R-Point
Belle de nuit en Ao Daï...
Aficionados du cinéma d’horreur/d’épouvante dans ma prime jeunesse cinéphage, j’avoue que celui-ci me laisse désormais un peu froid. R-Point fait exception car il n’abuse pas d’effets et fait appel à l’intelligence du spectateur. Koon Soo-chang, réalisateur et scénariste, montre son savoir-faire avec une petite dizaine d’acteurs, une grande batisse abandonnée et quelques paysages de brousse.
Après les succès de Silmido et de Taegukgi, les films de guerre ont le vent en poupe en Corée. R-Point n’a pas atteint les scores faramineux du précédent, mais les moyens et le public visés ne sont pas les mêmes. Le choix de situer l’action lors de guerre du Vietnam n’est sans doute pas étranger à l’engagement sud-coréen en Irak auprès des américains. Les coréens leur avaient déjà rendu la politesse au vietnam, dette de sang de la guerre de Corée oblige.
Des soldats coréens sont envoyés en mission de secours à quelques jours de leur libération. Un message radio d’une section coréenne disparue il y a plusieurs mois au R-Point a été captée. L’objectif de cette nouvelle mission sera d’en rechercher les survivants.
La zone nommée R-Point a ceci de spéciale qu’elle n’est pas occupée par le Viêt-cong. Elle a été anciennement le lieu d’un massacre de civils lors d’une invasion par les militaires chinois, perfide albion du Vietnam. Depuis lors, les hommes qui y entrent et ont du sang sur les mains sont condamnés. L’esprit du lieu est une jeune vietnamienne vêtue de l’ao dai traditionnelle, qui a vécu à l’époque de la présence française.

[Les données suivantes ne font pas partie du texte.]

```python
def groupnorm_nhwc_multi_backward(dy, x_cat, stats, gamma, beta, groups, batch, sizes, relu):
    import ctypes
    _require_gpu(dy, x_cat, stats, gamma, beta)
    assert dy.shape == x_cat.shape and dy.dtype == x_cat.dtype and dy.is_contiguous() and x_cat.is_contiguous()
    L = len(sizes)
    c = x_cat.shape[1]
    hw = (ctypes.c_int * L)(*[h * w for h, w in sizes])
    lib = _L.load()
    nbytes = lib.brcnn_groupnorm_nhwc_multi_backward_workspace_bytes(batch, L, hw, c, int(groups))
    ws = torch.empty((nbytes + 7) // 8, dtype=torch.float64, device=x_cat.device)
    dx = torch.empty_like(x_cat)
    dgamma = torch.empty(c, dtype=torch.float32, device=x_cat.device)
    dbeta = torch.empty(c, dtype=torch.float32, device=x_cat.device)
    st = lib.brcnn_groupnorm_nhwc_multi_backward(_ptr(dy), _ptr(x_cat), _ptr(stats), _ptr(gamma), _ptr(beta),
                                                 _ptr(dx), _ptr(dgamma), _ptr(dbeta), _ptr(ws), nbytes, batch, L, hw,
                                                 c, int(groups), int(bool(relu)), _dt(x_cat), _stream())
    _L.check(st, 'brcnn_groupnorm_nhwc_multi_backward')
    return dx, dgamma, dbeta


def pack_stem_weight(w, dtype=torch.float32):
    cout = w.shape[0]
    p = torch.zeros((cout, 8, 8, 4), dtype=torch.float32, device=w.device)
# ... 618 lines not shown
```

### include/brcnn_hip.h

```cpp
#ifndef BRCNN_HIP_H
#define BRCNN_HIP_H

#include <stddef.h>
#include <stdint.h>

#ifdef __cplusplus
extern "C" {
#endif

#define BRCNN_LAYOUT_NCHW 0
#define BRCNN_LAYOUT_NHWC 1

#define BRCNN_DT_F32 0
#define BRCNN_DT_BF16 1
#define BRCNN_DT_BF16_OUT_F32 2
#define BRCNN_DT_F16 3
#define BRCNN_DT_F16_OUT_F32 4

#define BRCNN_MAX_LEVELS 8
#define BRCNN_MAX_IMAGES 64

int brcnn_version(void);

int brcnn_clock_probe(int64_t *out2, int64_t wall_ticks_100mhz, void *stream);
// ... 118 lines not shown
                      int cout, int kh, int kw, int stride, int pad, int relu, int dtype,
                      void *stream);

int brcnn_conv2d_nhwc_scatter2(const void *x, const void *w, void *y, int batch, int height, int width,
                               int cin, int cout, int kh, int kw, int pad, int out_height,
                               int out_width, int ph, int pw, int origin, int dtype, void *stream);

size_t brcnn_conv_workspace_bytes(void);
int brcnn_conv_set_workspace(void *stream, void *workspace, size_t bytes);

#define BRCNN_EHANDOVER (-62)
int brcnn_conv_handover_status(void);

int brcnn_conv_set_tile(int wm, int nt);

int brcnn_conv_set_tile_bf16(int mtnt);

int brcnn_conv2d_nhwc_multi(const void *x, const void *w, const float *scale, const float *shift,
                            const void *residual, void *y, int batch, int num_segments,
                            const int *heights_host, const int *widths_host, int cin, int cout,
                            int kh, int kw, int stride, int pad, int relu, int dtype,
                            void *stream);

int brcnn_conv2d_nhwc_grouped(const void *x, const void *w_tiles, const float *scale,
                              const float *shift, const void *residual, void *y, int batch,
                              int height, int width, int cin, int cout, int kh, int kw, int stride,
                              int pad, int window, int relu, int dtype, void *stream);
int brcnn_conv2d_dgrad_nhwc_grouped(const void *dy, const void *w_t_tiles, void *dx, int batch,
                                    int in_height, int in_width, int out_height, int out_width, int cin,
                                    int cout, int kh, int kw, int stride, int pad, int window, int dtype,
                                    void *stream);
int brcnn_conv2d_wgrad_nhwc_grouped(const void *x, const void *dy, void *dw_tiles, int batch, int height,
                                    int width, int cin, int cout, int kh, int kw, int stride, int pad,
                                    int window, int dtype, void *stream);

int brcnn_conv2d_dgrad_nhwc_multi(const void *dy, const void *w_t, void *dx, int batch,
                                  int num_segments, const int *in_heights_host,
                                  const int *in_widths_host, const int *out_heights_host,
                                  const int *out_widths_host, int cin, int cout, int kh, int kw,
                                  int stride, int pad, int dtype, void *stream);
int brcnn_conv2d_wgrad_nhwc_multi(const void *x, const void *dy, void *dw, int batch,
                                  int num_segments, const int *heights_host,
                                  const int *widths_host, int cin, int cout, int kh, int kw,
                                  int stride, int pad, int dtype, void *stream);
int brcnn_wgrad_defer_begin(void *stream, void *arena, size_t bytes, int max_items);
int brcnn_wgrad_defer_flush(void *stream);
// ... 12 lines not shown
                              void *y, int batch, int height, int width, int cout, int dtype, void *stream);

int brcnn_bottleneck_tail_f32(const float *x, const float *w2, const float *scale2, const float *shift2, const float *w3,
                              const float *scale3, const float *shift3, const float *identity, float *y, int batch,
                              int height, int width, void *stream);
int brcnn_bottleneck_tail_16(const void *x, const void *w2, const float *scale2, const float *shift2, const void *w3,
                             const float *scale3, const float *shift3, const void *identity, void *y, int batch,
                             int height, int width, int dtype, void *stream);

int brcnn_maxpool3x3s2_nhwc(const void *x, void *y, int batch, int height, int width,
                            int channels, int dtype, void *stream);
int brcnn_maxpool3x3s2_nhwc_backward(const void *x, const void *y, const void *dy, void *dx, int batch,
                                     int height, int width, int channels, int dtype, void *stream);

int brcnn_groupnorm_nhwc(const void *x, const float *gamma, const float *beta, void *y,
                         void *stats_ws ,
                         int batch, int hw, int channels, int groups, float eps, int relu,
                         int dtype, void *stream);

int brcnn_groupnorm_nhwc_multi(const void *x, const float *gamma, const float *beta, void *y,
                               void *stats_ws ,
                               int batch, int num_segments, const int *hw_host, int channels,
                               int groups, float eps, int relu, int dtype, void *stream);

size_t brcnn_groupnorm_nhwc_multi_backward_workspace_bytes(int batch, int num_segments, const int *hw_host,
                                                           int channels, int groups);
int brcnn_groupnorm_nhwc_multi_backward(const void *dy, const void *x, const void *stats, const float *gamma,
                                        const float *beta, void *dx, float *dgamma, float *dbeta,
                                        void *workspace, size_t workspace_bytes, int batch, int num_segments,
                                        const int *hw_host, int channels, int groups, int relu, int dtype,
                                        void *stream);

int brcnn_bn_act_forward(const void *z, const float *scale, const float *shift, const void *residual,
                         void *out, int64_t rows, int channels, int relu, int dtype, void *stream);
size_t brcnn_bn_act_backward_workspace_bytes(int64_t rows, int channels, int dtype);
int brcnn_bn_act_backward(const void *dout, const void *out, const void *z, const float *scale,
                          void *dz, void *dres, float *dscale, float *dshift, void *workspace,
                          size_t workspace_bytes, int64_t rows, int channels, int relu, int dtype,
                          void *stream);

int brcnn_conv2d_bn_act_nhwc_multi(const void *x, const void *w, const float *gamma, const float *beta,
                                   const float *mean, const float *var, float eps, const void *residual,
                                   void *z_out, void *y, int batch, int num_segments,
                                   const int *heights_host, const int *widths_host, int cin, int cout,
                                   int kh, int kw, int stride, int pad, int relu, int dtype, void *stream);

// ... 229 lines not shown
```

Baseline: 340.4 images/sec.

## Add Winograd F(2x2,3x3) f32 conv path for RPN tower with fused GroupNorm input

Adds a Winograd F(2,3) path for the 3x3 stride-1 RPN tower convolutions. The filter is transformed once and cached at freeze time, the input transform applies the previous layer's GroupNorm and ReLU, and 16 MFMA GEMMs write output tiles straight to NHWC. This cuts the multiply count of the 3x3 convs and avoids a separate GroupNorm apply pass between tower layers. The cost is extra workspace traffic for the transformed input and some f32 numerical drift. Whether it runs by default depends on a policy flag queried through winograd_enabled.

```diff
diff --git a/boosting-r-cnn_amd/csrc/conv_winograd_f32.hip b/boosting-r-cnn_amd/csrc/conv_winograd_f32.hip
--- /dev/null
+++ b/boosting-r-cnn_amd/csrc/conv_winograd_f32.hip
@@ -0,0 +1,377 @@
+#include "conv_common.h"
+#include "policy.h"
+
+namespace {
+using namespace brcnn_conv;
+
+typedef __attribute__((address_space(3))) void* lds_ptr_t;
+
+struct WinoSegs {
+    int nseg, batch;
+    int H[BRCNN_MAX_LEVELS], W[BRCNN_MAX_LEVELS], TH[BRCNN_MAX_LEVELS], TW[BRCNN_MAX_LEVELS];
+    int t0[BRCNN_MAX_LEVELS + 1];
+    int r0[BRCNN_MAX_LEVELS + 1];
+};
+
+struct WinoTile { int seg, n, h, w; };
+__device__ __forceinline__ WinoTile wino_tile(const WinoSegs& sg, int t) {
+    int s = 0;
+#pragma unroll
+    for (int i = 1; i < BRCNN_MAX_LEVELS; i++)
+        if (i < sg.nseg && t >= sg.t0[i]) s = i;
+    const int l = t - sg.t0[s];
+    const int per = sg.TH[s] * sg.TW[s];
+    const int n = l / per, rem = l - n * per;
+    const int th = rem / sg.TW[s];
+    return {s, n, 2 * th, 2 * (rem - th * sg.TW[s])};
+}
+
+__global__ __launch_bounds__(256) void wino_filter_kernel(const float* __restrict__ w, float* __restrict__ u, int Cout, int Cin) {
+    const int idx = blockIdx.x * 256 + threadIdx.x;
+    if (idx >= Cout * Cin) return;
+    const int co = idx / Cin, ci = idx - co * Cin;
+    float g[3][3], t[4][3];
+#pragma unroll
+    for (int a = 0; a < 3; a++)
+#pragma unroll
+        for (int b = 0; b < 3; b++) g[a][b] = w[((size_t)(co * 3 + a) * 3 + b) * Cin + ci];
+#pragma unroll
+    for (int b = 0; b < 3; b++) {
+        t[0][b] = g[0][b];
+        t[1][b] = 0.5f * (g[0][b] + g[1][b] + g[2][b]);
+        t[2][b] = 0.5f * (g[0][b] - g[1][b] + g[2][b]);
+        t[3][b] = g[2][b];
+    }
+#pragma unroll
+    for (int a = 0; a < 4; a++) {
+        const float o[4] = {t[a][0], 0.5f * (t[a][0] + t[a][1] + t[a][2]), 0.5f * (t[a][0] - t[a][1] + t[a][2]), t[a][2]};
+#pragma unroll
+        for (int b = 0; b < 4; b++) u[((size_t)(a * 4 + b) * Cout + co) * Cin + ci] = o[b];
+    }
+}
+
+__global__ __launch_bounds__(256) void wino_input_kernel(const float* __restrict__ x, float* __restrict__ v, WinoSegs sg,
+                                                        int tile0, int nt, int C, const double* __restrict__ stats,
+                                                        const float* __restrict__ gamma, const float* __restrict__ beta,
+                                                        int G, int relu_in) {
+    const int cq = C >> 2;
+    const unsigned idx = blockIdx.x * 256u + threadIdx.x;
+    if (idx >= (unsigned)nt * (unsigned)cq) return;
+    const int tl = (int)(idx / (unsigned)cq), c0 = ((int)idx - tl * cq) * 4;
+    const WinoTile t = wino_tile(sg, tile0 + tl);
+    const int H = sg.H[t.seg], W = sg.W[t.seg];
+    const float* xs = x + ((size_t)sg.r0[t.seg] + (size_t)t.n * H * W) * C + c0;
+    float mean[4], rstd[4], gm[4], bt[4];
+    if (stats) {
+        const int cpg = C / G;
+#pragma unroll
+        for (int e = 0; e < 4; e++) {
+            const int c = c0 + e;
+            const float2 mr = reinterpret_cast<const float2*>(stats + ((size_t)(t.seg * sg.batch + t.n) * G + c / cpg) * 2)[0];
+            mean[e] = mr.x; rstd[e] = mr.y; gm[e] = gamma[c]; bt[e] = beta[c];
+        }
+    }
+    float d[4][4][4];
+#pragma unroll
+    for (int a = 0; a < 4; a++)
+#pragma unroll
+        for (int b = 0; b < 4; b++) {
+            const int h = t.h - 1 + a, w = t.w - 1 + b;
+            const bool ok = (unsigned)h < (unsigned)H && (unsigned)w < (unsigned)W;
+            float4 q = make_float4(0.f, 0.f, 0.f, 0.f);
+            if (ok) q = *reinterpret_cast<const float4*>(xs + ((size_t)h * W + w) * C);
+            float in[4] = {q.x, q.y, q.z, q.w};
+            if (stats) {
+#pragma unroll
+                for (int e = 0; e < 4; e++) {
+                    const float o = (in[e] - mean[e]) * rstd[e] * gm[e] + bt[e];
+                    in[e] = ok ? (relu_in ? fmaxf(o, 0.f) : o) : 0.f;
+                }
+            }
+#pragma unroll
+            for (int e = 0; e < 4; e++) d[a][b][e] = in[e];
+        }
+    float* vs = v + (size_t)tl * C + c0;
+    const size_t xi_stride = (size_t)nt * C;
+#pragma unroll
+    for (int e = 0; e < 4; e++) {
+        float r[4][4];
+#pragma unroll
+        for (int b = 0; b < 4; b++) {
+            r[0][b] = d[0][b][e] - d[2][b][e];
+            r[1][b] = d[1][b][e] + d[2][b][e];
+            r[2][b] = d[2][b][e] - d[1][b][e];
+            r[3][b] = d[1][b][e] - d[3][b][e];
+        }
+#pragma unroll
+        for (int a = 0; a < 4; a++) {
+            d[a][0][e] = r[a][0] - r[a][2];
+            d[a][1][e] = r[a][1] + r[a][2];
+            d[a][2][e] = r[a][2] - r[a][1];
+            d[a][3][e] = r[a][1] - r[a][3];
+        }
+    }
+#pragma unroll
+    for (int a = 0; a < 4; a++)
+#pragma unroll
+        for (int b = 0; b < 4; b++)
+            *reinterpret_cast<float4*>(vs + (size_t)(a * 4 + b) * xi_stride) = make_float4(d[a][b][0], d[a][b][1], d[a][b][2], d[a][b][3]);
+}
+
+struct WinoGemmParams {
+    const float* v;
+    const float* u;
+    const float* scale;
+    const float* shift;
+    float* y;
+    unsigned v_bytes, u_bytes;
+    int tile0, nt, Cin, Cout, relu;
+    int tiles_m, tiles_n;
+    WinoSegs sg;
+};
+
+constexpr int WBM = 64, WBN = 128;
+
+__device__ __forceinline__ constexpr int wino_at(int a, int i) { return a == 0 ? (i < 3 ? 1 : 0) : (i == 0 ? 0 : (i == 1 ? 1 : -1)); }
+
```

L’aspect purement militaire du film aurait mérité d’être un peu plus réaliste. On a parfois du mal à juger crédibles certains comportements de ces soldats engagés dans une mission de guerre. Ce qui, il est vrai, facilite le travail du réalisateur et ne devrait pas gêner le plus grand nombre. Un de ses autres points faibles réside dans sa musique grandiloquente. Un défaut qu’il partageait avec nombre de films présentés à Udine.
En revanche, le réalisateur évite avec raison l’abus d’effets de surprise, qui à mon goût tombent bien trop souvent à plat dans ce genre de film. Les effets gores sont également limités. R-Point pourrait donc décevoir les amateurs du genre. Koon Soo-chang privilégie l’approche psychologique.
Le réalisateur ne cherche pas à manipuler le spectateur, mais fait appel à son intelligence. A l’image des personnages du film, il est petit à petit amené à ne plus prendre pour argent comptant ce qu’il a devant les yeux. La méfiance s’installe chez ces soldats : le soldat qui est devant lui, est-ce fantôme ou un camarade qui a été possédé ?
Le climax est un modèle du genre. D’une part, le scénario aboutit à son dénouement inéluctable. Et de l’autre, la tension qui s’est accumulée tout au long du film se libère dans une explosion de bruits, de musique et d’images. Elle cloue le spectateur sur son siège.
De la guerre comme une psychose collective qui pousse les êtres humains à s’assassiner les uns les autres. Le message ainsi délivré par le film n’est pas non plus étranger à mon goût pour celui-ci.
Présenté au cours du 7ème Far East Film Festival d’Udine, R-Point est notamment disponible en DVD coréen sous-titré anglais.